Tuesday, August 22, 2006

U.S. Marines raise the American flag atop Mt. Suribachi on the island of Iwo Jima, on Feb. 23, 1945.

Joe Rosenthal, the Associated Press photographer whose dramatic picture of servicemen raising a giant, wind-whipped American flag atop Iwo Jima's Mt. Suribachi during World War II became an indelible image of courage and fortitude, has died. He was 94. Rosenthal, who won a Pulitzer Prize in 1945 for his photograph, died Sunday morning in Novato, California.

Photographed on Feb. 23, 1945, the image of five Marines and a Navy corpsman marked the Marines' costliest battle of the war. In the fierce fighting on the small island 750 miles south of Tokyo, 5,931 Marines died, a third of all Marines killed during World War II. (In all, more than 6,800 U.S. servicemen died on Iwo Jima.)
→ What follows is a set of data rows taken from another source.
@@ -596,7 +653,7 @@
         if ((double)ms >= required) break;
         if (ms == sum_all) { mt = 0; break; }
         if (!side) {
-          mt = ENT_TAXON(up); cin = up_in; cout = tout[up * 64 + lane];
+          mt = ENT_TAXON(up); cin = up_in; cout = iv_out(up);
           have_cur = false;
         } else {
           if (!have_cur) cur = lane_node(A.nodes, A.ntax, mt);
@@ -625,7 +682,8 @@
   const int wib = __builtin_amdgcn_readfirstlane(threadIdx.x >> 6);
   const ScanParams P = A.P;
   const int k = P.k, m = P.m, w = P.w;
-  const size_t fixed = HITS ? sizeof(LaneLds) : offsetof(LaneLds, rb);
+  using V = LdsView<MODE>;
+  const size_t fixed = HITS ? V::FIXED_HITS : V::FIXED;
   const size_t win_bytes = W5 ? 0 : (size_t)w * 64 * sizeof(uint64_t);
   const size_t per_wave = fixed + win_bytes + (LONG ? (size_t)OMAP * 64 * sizeof(uint32_t) : 0);
   LaneLds *L = (LaneLds *)(lds_raw + (size_t)wib * per_wave);
@@ -649,7 +707,7 @@
   const uint64_t etiles = ntiles;
   const uint64_t atiles = MODE == LANE_EMIT ? (Jp->A.R + 63) / 64 : 0;
   if (MODE == LANE_EMIT) ntiles = max(etiles, atiles);
-  uint32_t ch_pos = 0, ch_end = 0;
+  if (MODE == LANE_EMIT) { V::chunks(L)[lane] = 0; V::chunks(L)[64 + lane] = 0; }
 
   for (uint64_t tile = (uint64_t)blockIdx.x * LW + wib, it = 0;; it++) {
     if (LONG) {
@@ -667,8 +725,9 @@
     } else if (it) {
       tile += nwaves;
     }
-    if (tile >= ntiles) break;
-    uint64_t unit = tile * 64 + lane;
+    if (MODE == LANE_EMIT ? (uint32_t)tile >= (uint32_t)ntiles : tile >= ntiles) break;
+    const int lane_t = lane_here<MODE>(lane);
+    uint64_t unit = tile * 64 + lane_t;
     bool have = unit < A.R;
     uint64_t r = unit;
     if (LONG) {
@@ -697,22 +756,23 @@
     uint64_t row = 0, row0 = 0;
     if (MODE == LANE_EMIT && tile < etiles) row = row0 = (span_region(A.offsets, A.mate_offsets, tile * 64) >> 6) + tile;
     const uint64_t rbase = (HITS && have) ? span_region(A.offsets, A.mate_offsets, r) : 0;
-    if (HITS && MODE != LANE_EMIT) L->rb[lane] = rbase;
-#pragma unroll
-    for (int s = 0; s < OMAP; s++) L->omap[s * 64 + lane] = 0;
+    if (HITS && MODE != LANE_EMIT) V::rb(L)[lane] = rbase;
+#pragma unroll
+    for (int s = 0; s < OMAP; s++) V::omap(L)[s * 64 + lane_t] = 0;
     if (LONG) {
 #pragma unroll
       for (int s = 0; s < OMAP; s++) ocnt[s * 64 + lane] = 0;
     }
-    L->o_flags[lane] = 0;
+    V::o_flags(L)[lane_t] = 0;
     if (MODE == LANE_EMIT && tile < atiles) {
+      const int lane = lane_here<MODE>(threadIdx.x & 63);
       const uint64_t r2 = tile * 64 + lane;
       const bool have2 = r2 < Jp->A.R;
       const uint2 tr = Jp->tile_rows[tile];
-      if (HITS) L->rb[lane] = have2 ? span_region(Jp->A.offsets, Jp->A.mate_offsets, r2) : 0;
+      if (HITS) V::rb(L)[lane] = have2 ? span_region(Jp->A.offsets, Jp->A.mate_offsets, r2) : 0;
       lane_wave_sync();
       apply_rows<HITS>(L, *Jp, lane, tr.x, tr.y);
-      const bool dfr2 = have2 && (Jp->defer[r2] != 0 || (L->o_flags[lane] & 0x80000000u));
+      const bool dfr2 = have2 && (Jp->defer[r2] != 0 || (V::o_flags(L)[lane] & 0x80000000u));
       const uint64_t DM = __ballot(dfr2);
       if (DM != 0 && lane == 0) atomicAdd(Jp->n_deferred, (unsigned long long)__popcll(DM));
       if (have2) {
@@ -722,7 +782,7 @@
           if (HITS) Jp->A.span_count[r2] = 0;
         } else {
           const int2 ri = Jp->read_info[r2];
-          resolve_lane<HITS, false>(L, nullptr, Jp->A, lane, r2, L->o_flags[lane], ri.x, ri.y, 0, dbg);
+          resolve_lane<LANE_EMIT, HITS, false>(L, nullptr, Jp->A, lane, r2, V::o_flags(L)[lane], ri.x, ri.y, 0, dbg);
         }
       }
       lane_wave_sync();
@@ -735,12 +795,13 @@
     uint32_t s0 = 0;
     uint32_t *const pcodes = (uint32_t *)L->sbuf;
     uint16_t *const pvalid = (uint16_t *)(pcodes + PACK_WORDS);
-    constexpr bool CAN_PACK = SLK_PACKED_STREAM && !LONG && MODE == LANE_LOCAL;
-    if (CAN_PACK && !paired) {
+    constexpr bool CAN_PACK = SLK_PACKED_STREAM && !LONG;
+    if (CAN_PACK && !paired && (MODE != LANE_EMIT || tile < etiles)) {
       const uint64_t t0 = tile * 64, t1 = min(A.R, t0 + 64);
       const uint64_t span_o = A.offsets[t0], span = A.offsets[t1] - span_o;
       if (span <= PACK_MAX_SPAN && __ballot(!fin) != 0) {
         packed = true;
+        const int lane = lane_here<MODE>(threadIdx.x & 63);
         s0 = have ? (uint32_t)(A.offsets[r] - span_o) : 0;
         const uint8_t *tb = A.bases + span_o;
         const uint32_t troom = clamp_room(bases_end - span_o), sp = (uint32_t)span;
@@ -773,7 +834,7 @@
         const uint2 pk = packed_take(pcodes, pvalid, s0);
         cur = pk.x; b1 = pk.y;
       } else {
-        uint4 v = stream_refill(L, lane, seq, 0, n, room);
+        uint4 v = stream_refill(L, lane_here<MODE>(lane), seq, 0, n, room);
         cur = v.x; b1 = v.y; b2 = v.z; b3 = v.w;
       }
     }
@@ -878,7 +939,7 @@
             if (pos < n) {
               uint4 v;
               if (sb < SBLK) { v = L->sbuf[(sb - 1) * 64 + lane]; sb++; }
-              else { v = stream_refill(L, lane, seq, pos, n, room); sb = 1; }
+              else { v = stream_refill(L, lane_here<MODE>(lane), seq, pos, n, room); sb = 1; }
               cur = v.x; b1 = v.y; b2 = v.z; b3 = v.w;
             }
           }
@@ -899,7 +960,7 @@
             const uint64_t o2 = A.mate_offsets[r];
             seq = A.mate_bases + o2; n = (uint32_t)(A.mate_offsets[r + 1] - o2); room = clamp_room(mates_end - o2); pos = 0;
             if (n > 0) {
-              uint4 v = stream_refill(L, lane, seq, 0, n, room);
+              uint4 v = stream_refill(L, lane_here<MODE>(lane), seq, 0, n, room);
               sb = 1;
               cur = v.x; b1 = v.y; b2 = v.z; b3 = v.w;
             }
@@ -929,14 +990,14 @@
         if (emit) {
           int slot = (qhead + qn + __builtin_amdgcn_mbcnt_hi((uint32_t)(E >> 32), __builtin_amdgcn_mbcnt_lo((uint32_t)E, 0))) & (QCAP - 1);
           L->q_key[slot] = ekey;
-          if (HITS) L->q_ord[slot] = (uint16_t)ord0;
+          if (HITS) V::q_ord(L)[slot] = (uint16_t)ord0;
           L->q_meta[slot] = (uint32_t)lane | (distinct ? 64u : 0u) | ((uint32_t)ekmers << 7);
         }
         qn += __popcll(E);
         while (qn >= 64) {
           lane_wave_sync();
           int back = 0;
-          if (MODE == LANE_EMIT) emit_batch<HITS>(L, A, S, *Jp, qhead, 64, lane, row++, tile, ch_pos, ch_end, side_j, side_key, dbg);
+          if (MODE == LANE_EMIT) emit_batch<HITS>(L, A, S, *Jp, qhead, 64, lane, row++, tile, side_j, side_key, dbg);
           else if (!SLK_TUNE_ON(1)) back = probe_batch<HITS, LONG>(L, ocnt, A.T, qhead, qn, 64, lane, dbg, A.span_meta, A.span_taxon);
           qhead = (qhead + 64) & (QCAP - 1);
           qn += back - 64;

The photo's publication to widespread acclaim in newspapers across the United States helped instill pride and hope in Americans yearning for an end to the war. Within months, the flag-raising image had been engraved on a 3-cent stamp and emblazoned on 3.5 million posters and thousands of outdoor panels and car cards that helped sell more than $200 million in U.S. war bonds with the slogan, "Now … All Together."

Navy artist Felix de Weldon recognized its symbolism and used the picture as a model to cast a small wax statue, a version of which would later be used to build the bronze Marine memorial at Arlington National Cemetery outside Washington.

Robert Hariman and John Louis Lucaites, writing in the Quarterly Journal of Speech in 2002, said the Rosenthal photo had "become the single most powerful image of democratic solidarity in our culture…. "It has set the standard for collective action: There they are, the 'greatest generation,' individuals working together, rising as one to unexpected obligation, and mutely, without question or hint of cynicism."